Training with PPO
Train policies on SO101-Nexus environments using the included CleanRL-based PPO script.
SO101-Nexus includes a PPO training script at examples/ppo.py. It is a CleanRL-based implementation with an MLP actor-critic that serves as a baseline for RL training.
Quick start
uv run --extra train python examples/ppo.py \
--env-id MuJoCoPickLift-v1 \
--total-timesteps 200000CLI arguments
| Argument | Type | Default | Description |
|---|---|---|---|
--env-id | str | required | Gymnasium environment ID |
--total-timesteps | int | 10000000 | Total training timesteps |
--num-envs | int | 8 | Number of parallel environments |
--num-steps | int | 128 | Rollout length per environment per update |
--learning-rate | float | 2.5e-4 | Optimizer learning rate |
--seed | int | -- | Random seed for reproducibility |
--track | flag | off | Enable Weights and Biases logging |
--capture-video | flag | off | Record evaluation videos |
Vectorized environments
The --num-envs flag controls how many environments run in parallel.
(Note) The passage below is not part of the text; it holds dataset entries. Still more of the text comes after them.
constexpr int kRedBlocks = 1024;
constexpr int kRedThreads = 256;
__device__ __forceinline__ void final_sums_of(const double *__restrict__ part, int nb, double *__restrict__ scalars, double (*sm)[7]);


__device__ __forceinline__ uint64_t wave_incl_scan_u64(uint64_t v, int lane)
{
#pragma unroll
    for (int o = 1; o < 64; o <<= 1) {
        uint64_t t = (uint64_t)__shfl_up((long long)v, o, 64);
        if (lane >= o) v += t;
    }
    return v;
}

// ... 1204 lines not shown
__global__ __launch_bounds__(1024) void k_tile_compact(int *__restrict__ bbox, int *__restrict__ tilemark, int *__restrict__ tilemap, int ntiles_abs)
{
    __shared__ int ws[16];
    __shared__ int carry_sh;
    const int lane = threadIdx.x & 63, wv = threadIdx.x >> 6;
    if (threadIdx.x == 0) carry_sh = 0;
    __syncthreads();
    for (int t0 = 0; t0 < ntiles_abs; t0 += 1024) {
        const int t = t0 + (int)threadIdx.x;
        const int m = (t < ntiles_abs && tilemark[t] != 0) ? 1 : 0;
        int inc = m;
#pragma unroll
        for (int o = 1; o < 64; o <<= 1) { const int v = __shfl_up(inc, o, 64); if (lane >= o) inc += v; }
        if (lane == 63) ws[wv] = inc;
        __syncthreads();
        int id = carry_sh + inc - m;
        for (int k = 0; k < wv; ++k) id += ws[k];
        if (t < ntiles_abs) { tilemap[t] = m ? id : -1; tilemark[t] = 0; }
        __syncthreads();
        if (threadIdx.x == 1023) carry_sh = id + m;
        __syncthreads();
    }
    const int T = carry_sh;
    for (int t = threadIdx.x; t < ntiles_abs; t += 1024)
        if (tilemap[t] < 0) tilemap[t] = T;
    if (threadIdx.x == 0) { bbox[4] = T; bbox[5] = 1; }
}

#ifndef MCL_SORT_SUB_GATE
#define MCL_SORT_SUB_GATE 32.0
#endif
constexpr double kSortSubGate = MCL_SORT_SUB_GATE;
constexpr int kSortMaxSub = MCL_SORT_MAX_SUB;
struct SortLayout {
    int cs, tb, inner, ss;
    uint32_t ntx;
    int tx0, ty0;
    bool compact;
    bool nocut;
    bool sparse;
    uint64_t ntiles;
    __device__ __forceinline__ int tile_shift() const { return 2 * inner + 2 * ss + tb; }
    __device__ __forceinline__ int cut_shift() const { return sparse ? 2 * ss + tb : tile_shift(); }
    __device__ __forceinline__ uint64_t cut_groups() const { return sparse ? ntiles << (2 * inner) : ntiles; }
    __device__ __forceinline__ bool cuts() const;
};
constexpr int kSwMaxCuts = 65536;
__device__ __forceinline__ bool SortLayout::cuts() const
{
    return compact && !nocut && cut_groups() <= (uint64_t)kSwMaxCuts && (cut_groups() << cut_shift()) <= kSortKeySpace;
}
__device__ __forceinline__ SortLayout sort_layout(const int *__restrict__ bbox, int64_t n)
{
    SortLayout L;
    L.tx0 = bbox[0] >> 5; L.ty0 = bbox[1] >> 5;
    L.ntx = (uint32_t)((bbox[2] >> 5) - L.tx0 + 1);
    const uint32_t nty = (uint32_t)((bbox[3] >> 5) - L.ty0 + 1);
    L.compact = bbox[5] != 0;
    L.ntiles = L.compact ? (uint64_t)bbox[4] + 1u : (uint64_t)L.ntx * nty;
    double cells_est = (double)(bbox[2] - bbox[0] + 1) * (double)(bbox[3] - bbox[1] + 1);
    if (L.compact && (double)bbox[4] * 1024.0 < cells_est) cells_est = (double)bbox[4] * 1024.0;
    int cs = 0, tb = 6;
    L.nocut = bbox[6] < 0;
    L.sparse = cells_est > 0.0 && (double)n < 8.0 * cells_est;
    if (L.sparse) {
        cs = 5;
        const int play = bbox[6];
        while (play > 0 && cs > 1 && (1 << cs) >= play - 2 && (double)n * (double)(1 << (2 * cs - 2)) >= 128.0 * cells_est) --cs;
    }
    while (cs < 5 && ((L.ntiles << (10 - 2 * cs + tb)) > kSortKeySpace)) ++cs;
    while (tb > 0 && ((L.ntiles << (10 - 2 * cs + tb)) > kSortKeySpace)) --tb;
    const int inner = 5 - cs;
    const uint64_t ncell = L.ntiles << (2 * inner);
    while (tb < 8 && (ncell << (tb + 1)) <= kSortKeySpace) ++tb;
    int ss = 0;
    if (cs == 0 && tb == 8) {
        double per_bucket = cells_est > 0.0 ? (double)n / cells_est / 32.0 : 0.0;
        while (ss < kSortMaxSub && (ncell << (tb + 2 * (ss + 1))) <= kSortKeySpace && per_bucket >= kSortSubGate) { ++ss; per_bucket *= 0.25; }
    }
    L.cs = cs; L.tb = tb; L.inner = inner; L.ss = ss;
    return L;
}

__device__ __forceinline__ uint32_t sort_key(const int *__restrict__ bbox, const int *__restrict__ tilemap, int ntx_abs, int cx, int cy, double th,
                                         int64_t n, double fx, double fy)
{
    cx = cx < bbox[0] ? bbox[0] : (cx > bbox[2] ? bbox[2] : cx);
    cy = cy < bbox[1] ? bbox[1] : (cy > bbox[3] ? bbox[3] : cy);
    const SortLayout L = sort_layout(bbox, n);
    const int cs = L.cs, tb = L.tb, inner = L.inner, ss = L.ss;
    uint32_t tile = (uint32_t)((cy >> 5) - L.ty0) * L.ntx + (uint32_t)((cx >> 5) - L.tx0);
    if (L.compact) tile = (uint32_t)tilemap[(cy >> 5) * ntx_abs + (cx >> 5)];
    const uint32_t ix = (uint32_t)(cx & 31) >> cs, iy = (uint32_t)(cy & 31) >> cs;
    uint64_t key = ((((uint64_t)tile << inner) | iy) << inner) | ix;
    if (ss > 0) {
        const uint32_t sx = (fx >= 0.0 && fx < 1.0) ? (uint32_t)(fx * (double)(1 << ss)) : 0u;
        const uint32_t sy = (fy >= 0.0 && fy < 1.0) ? (uint32_t)(fy * (double)(1 << ss)) : 0u;
        key = (((key << ss) | sy) << ss) | sx;
    }
    double f = th * 0.15915494309189533577;
    f -= floor(f);
    uint32_t tq = (f >= 0.0 && f < 1.0) ? (uint32_t)(f * (double)(1u << tb)) : 0u;
    if (tq >> tb) tq = (1u << tb) - 1u;
    key = (key << tb) | tq;
    return key < kSortKeySpace ? (uint32_t)key : kSortKeySpace - 1u;
}

__global__ __launch_bounds__(256) void k_sort_hist(const double4 *__restrict__ pc, const double *__restrict__ th, int64_t n, int Wp, int Hp,
                                                  const int *__restrict__ bbox, uint32_t *__restrict__ hist,
                                                  uint32_t *__restrict__ key_out, uint32_t *__restrict__ rank_out, uint32_t *__restrict__ tile_used,
                                                  const int *__restrict__ tilemap, int ntx_abs)
{
    const int64_t i = (int64_t)blockIdx.x * blockDim.x + threadIdx.x;
    if (i >= n) return;
    const uint32_t xcd = (uint32_t)__builtin_amdgcn_s_getreg((20 << 0) | (0 << 6) | (3 << 11)) & (kSortXcds - 1);
    const double4 c = pc[i];
    const uint32_t key = sort_key(bbox, tilemap, ntx_abs, cell_of(c.z * kSortSub, Wp * kSortSub - 1), cell_of(c.w * kSortSub, Hp * kSortSub - 1), th[i], n,
                                  c.z * kSortSub - floor(c.z * kSortSub), c.w * kSortSub - floor(c.w * kSortSub));
    key_out[i] = key;
    const uint32_t r = __hip_atomic_fetch_add(&hist[(size_t)xcd * kSortKeySpace + key], 1u, __ATOMIC_RELAXED, __HIP_MEMORY_SCOPE_WORKGROUP);
    rank_out[i] = (xcd << 28) | r;
    if (r == 0u) tile_used[key / kHistTile] = 1u;
}

__global__ __launch_bounds__(256) void k_hist_partials(const uint32_t *__restrict__ hist, uint32_t *__restrict__ part, const uint32_t *__restrict__ tile_used)
{
    __shared__ uint32_t ws[4];
    if (!tile_used[blockIdx.x]) {
        if (threadIdx.x == 0) part[blockIdx.x] = 0u;
        return;
    }
    uint32_t s = 0;
    for (int x = 0; x < kSortXcds; ++x) {
        const uint4 *p = reinterpret_cast<const uint4 *>(hist + (size_t)x * kSortKeySpace + (size_t)blockIdx.x * kHistTile) + threadIdx.x * 4;
#pragma unroll
        for (int k = 0; k < 4; ++k) { uint4 v = p[k]; s += v.x + v.y + v.z + v.w; }
    }
#pragma unroll
    for (int o = 32; o > 0; o >>= 1) s += __shfl_xor(s, o, 64);
    if ((threadIdx.x & 63) == 0) ws[threadIdx.x >> 6] = s;
    __syncthreads();
    if (threadIdx.x == 0) part[blockIdx.x] = ws[0] + ws[1] + ws[2] + ws[3];
}

__global__ __launch_bounds__(256) void k_hist_final(uint32_t *__restrict__ hist, const uint32_t *__restrict__ part, const uint32_t *__restrict__ tile_used)
{
    __shared__ uint32_t ws[4], ps[4];
    if (!tile_used[blockIdx.x]) return;
    const int lane = threadIdx.x & 63, w = threadIdx.x >> 6;
    uint32_t pre = 0;
    for (int t = (int)threadIdx.x; t < (int)blockIdx.x; t += 256) pre += part[t];
#pragma unroll
    for (int o = 32; o > 0; o >>= 1) pre += __shfl_xor(pre, o, 64);
    if (lane == 0) ps[w] = pre;
    const size_t b0 = (size_t)blockIdx.x * kHistTile + (size_t)threadIdx.x * 16;
    uint4 v[kSortXcds][4];
    uint32_t s = 0;
#pragma unroll
    for (int x = 0; x < kSortXcds; ++x) {
        const uint4 *p = reinterpret_cast<const uint4 *>(hist + (size_t)x * kSortKeySpace + b0);
#pragma unroll
        for (int k = 0; k < 4; ++k) { v[x][k] = p[k]; s += v[x][k].x + v[x][k].y + v[x][k].z + v[x][k].w; }
    }
    uint32_t inc = s;
#pragma unroll
    for (int o = 1; o < 64; o <<= 1) { uint32_t t = __shfl_up(inc, o, 64); if (lane >= o) inc += t; }
    if (lane == 63) ws[w] = inc;
    __syncthreads();
    uint32_t run = ps[0] + ps[1] + ps[2] + ps[3] + inc - s;
    for (int k = 0; k < w; ++k) run += ws[k];
#pragma unroll
    for (int k = 0; k < 4; ++k) {
#pragma unroll
        for (int x = 0; x < kSortXcds; ++x) { uint32_t c = v[x][k].x; v[x][k].x = run; run += c; }
#pragma unroll
        for (int x = 0; x < kSortXcds; ++x) { uint32_t c = v[x][k].y; v[x][k].y = run; run += c; }
#pragma unroll
        for (int x = 0; x < kSortXcds; ++x) { uint32_t c = v[x][k].z; v[x][k].z = run; run += c; }
#pragma unroll
        for (int x = 0; x < kSortXcds; ++x) { uint32_t c = v[x][k].w; v[x][k].w = run; run += c; }
    }
#pragma unroll
    for (int x = 0; x < kSortXcds; ++x) {
        uint4 *p = reinterpret_cast<uint4 *>(hist + (size_t)x * kSortKeySpace + b0);
#pragma unroll
        for (int k = 0; k < 4; ++k) p[k] = v[x][k];
    }
}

More environments increase throughput but require more memory.
Environments are vectorized using Gymnasium's built-in SyncVectorEnv.
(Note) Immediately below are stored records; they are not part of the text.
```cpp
typedef struct sdmi_unet_cfg {
  int32_t in_channels;
  int32_t out_channels;
  int32_t model_channels;
  int32_t num_res_blocks;
  int32_t n_levels;
  int32_t channel_mult[8];
  int32_t n_attention_resolutions;
  int32_t attention_resolutions[8];
  int32_t num_heads;
  int32_t transformer_depth;
  int32_t context_dim;
// ... 111 lines not shown
  void* pgn_out; int32_t pgn_keep_f32; int32_t* pgn_applied;
  void* out_lo;
} sdmi_igemm_desc;
int sdmi_k_igemm(const sdmi_igemm_desc* d, void* stream);
int sdmi_k_ff_tail(const sdmi_igemm_desc* proj_out, const void* ln_f16, const float* lnp, float ln_eps, const float* csd,
                   const void* wgg_f16, const void* wff2_f16, const float* bff2, const float* t, void* stream);
int sdmi_k_st_tail(const sdmi_igemm_desc* proj_out, const void* a_f16, const void* wo_f16, const float* bo, float* t, const float* ln_gamma,
                   float ln_eps, const float* csd, const void* wgg_f16, const void* wff2_f16, const float* bff2, void* stream);
int sdmi_k_gn_conv3(const sdmi_igemm_desc* conv, const float* x0, const float* x1, int c0, int c1, float* gn_ws, int64_t gn_ws_floats,
                    const float* gn_gamma, const float* gn_beta, float gn_eps, void* stream);
int sdmi_k_st_head(const float* x, float* gn_ws, int64_t gn_ws_floats, const float* gn_gamma, const float* gn_beta, float gn_eps,
                   const void* w_in3, const float* b_in, float* t, const float* ln_gamma, float ln_eps, const void* wqkv_f16,
                   const float* lnf_cs, const float* lnf_d, void* q, void* k, void* vt, int B, int ntok, int ntok_pad, int heads, int dh,
                   int C, void* stream);
int sdmi_k_st_mid(const void* a_f16, const void* wo_f16, const float* bo, float* t, const float* ln_gamma, float ln_eps, const void* wq_f16,
                  const float* lnf_cs, const float* lnf_d, void* q, int B, int ntok, int heads, int dh, int C, void* stream);
int sdmi_k_st_mid_ctx(const void* a_f16, const void* wo_f16, const float* bo, float* t, const float* ln_gamma, float ln_eps, const void* wq_f16,
                      const float* lnf_cs, const float* lnf_d, const void* ctx_k, const void* ctx_vt, int nkv, int nkv_pad, float scale, void* ao_out,
                      int B, int ntok, int heads, int dh, int C, void* stream);
int sdmi_k_ln_fold_prep(const void* w_f16, int N, int K, int ldw, const float* gamma, const float* beta, const float* bias,
                        float* cs, float* d, void* stream);
int sdmi_k_attention(const void* q, const void* k, const void* vt, void* out, int BH, int heads, int nq, int nkv,
                     int nkv_pad, int d, float scale, void* stream);
int sdmi_k_attention_ctx(const void* x, const void* wq, const void* k, const void* vt, void* out, int BH, int heads, int nq,
                         int nkv, int nkv_pad, int d, float scale, const float* lnf_part, float lnf_eps, const float* lnf_cs,
                         const float* lnf_d, void* stream);
int sdmi_k_attention_split16(const void* q, const void* q_lo, const void* k, const void* k_lo, const void* vt, const void* vt_lo, void* out,
                             void* out_lo, int BH, int heads, int nq, int nkv, int nkv_pad, int d, float scale, void* stream);
int sdmi_k_attention_causal(const void* q, const void* k, const void* vt, void* out, int BH, int heads, int n, int n_pad,
                            int d, float scale, void* stream);
int sdmi_k_groupnorm(const float* x0, const float* x1, int c0, int c1, int B, int HW, const float* gamma,
                     const float* beta, float eps, int silu, void* out_f16, float* out_f32, void* raw_f16, void* out_lo,
                     void* raw_lo, float* partial_ws, int64_t partial_floats, void* stream);
int64_t sdmi_k_groupnorm_ws_floats(int B, int HW);
int sdmi_k_conv3gn(const float* x0, const float* x1, int c0, int c1, int B, int H, int W, const float* gamma,
                   const float* beta, float eps, const void* w_packed, int N, const float* bias, const float* rowvec,
                   int ld_rowvec, const float* residual, int ldr, float* out, int ldo, int splitk, float* splitk_ws,
                   int64_t splitk_ws_floats, float* gn_ws, int64_t gn_ws_floats, int tile, void* raw_hi, void* raw_lo,
                   void* stream);
int sdmi_k_layernorm(const float* x, const float* gamma, const float* beta, void* out_f16, int M, int C, float eps,
                     void* stream);
int sdmi_k_cast_f16(const float* x, void* out_f16, void* out_lo, int64_t n, void* stream);
int sdmi_k_split_heads(const float* src, int ld, int col0, void* dst, void* dst_lo, int kind, int B, int ntok, int ntok_pad, int heads, int dh,
                       void* stream);
int sdmi_k_geglu_split(const float* src, int M, int F, void* out, void* out_lo, void* stream);
int sdmi_k_layernorm_split(const float* x, const float* gamma, const float* beta, void* out, void* out_lo, int M, int C, float eps, void* stream);
// ... 31 lines not shown
```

A reasonable starting point for local training:
uv run --extra train python examples/ppo.py \
--env-id MuJoCoPickLift-v1 \
--num-envs 4 \
--num-steps 128 \
--total-timesteps 500000Tracking with Weights and Biases
Pass --track to log training metrics to W&B:
uv run --extra train python examples/ppo.py \
--env-id MuJoCoPickLift-v1 \
--total-timesteps 1000000 \
--trackRecording videos
Pass --capture-video to save periodic evaluation rollouts:
uv run --extra train python examples/ppo.py \
--env-id MuJoCoPickLift-v1 \
--total-timesteps 500000 \
--capture-videoGPU-parallel training with Warp
For large-scale RL, the Warp backend runs thousands of environments in parallel on the GPU. Install the warp extra and use examples/ppo_warp.py, which trains directly on the batched Warp*-v1 vector environments:
uv run --extra warp python examples/ppo_warp.py \
--env-id WarpTouch-v1 \
--num-envs 4096 \
--device cudaNotes
This script is a training baseline, not a tuned solution. For production use, you will likely need to adjust hyperparameters, reward weights (see Customizing Environments), and the network architecture. The MLP actor-critic is intentionally simple to make the code easy to read and modify.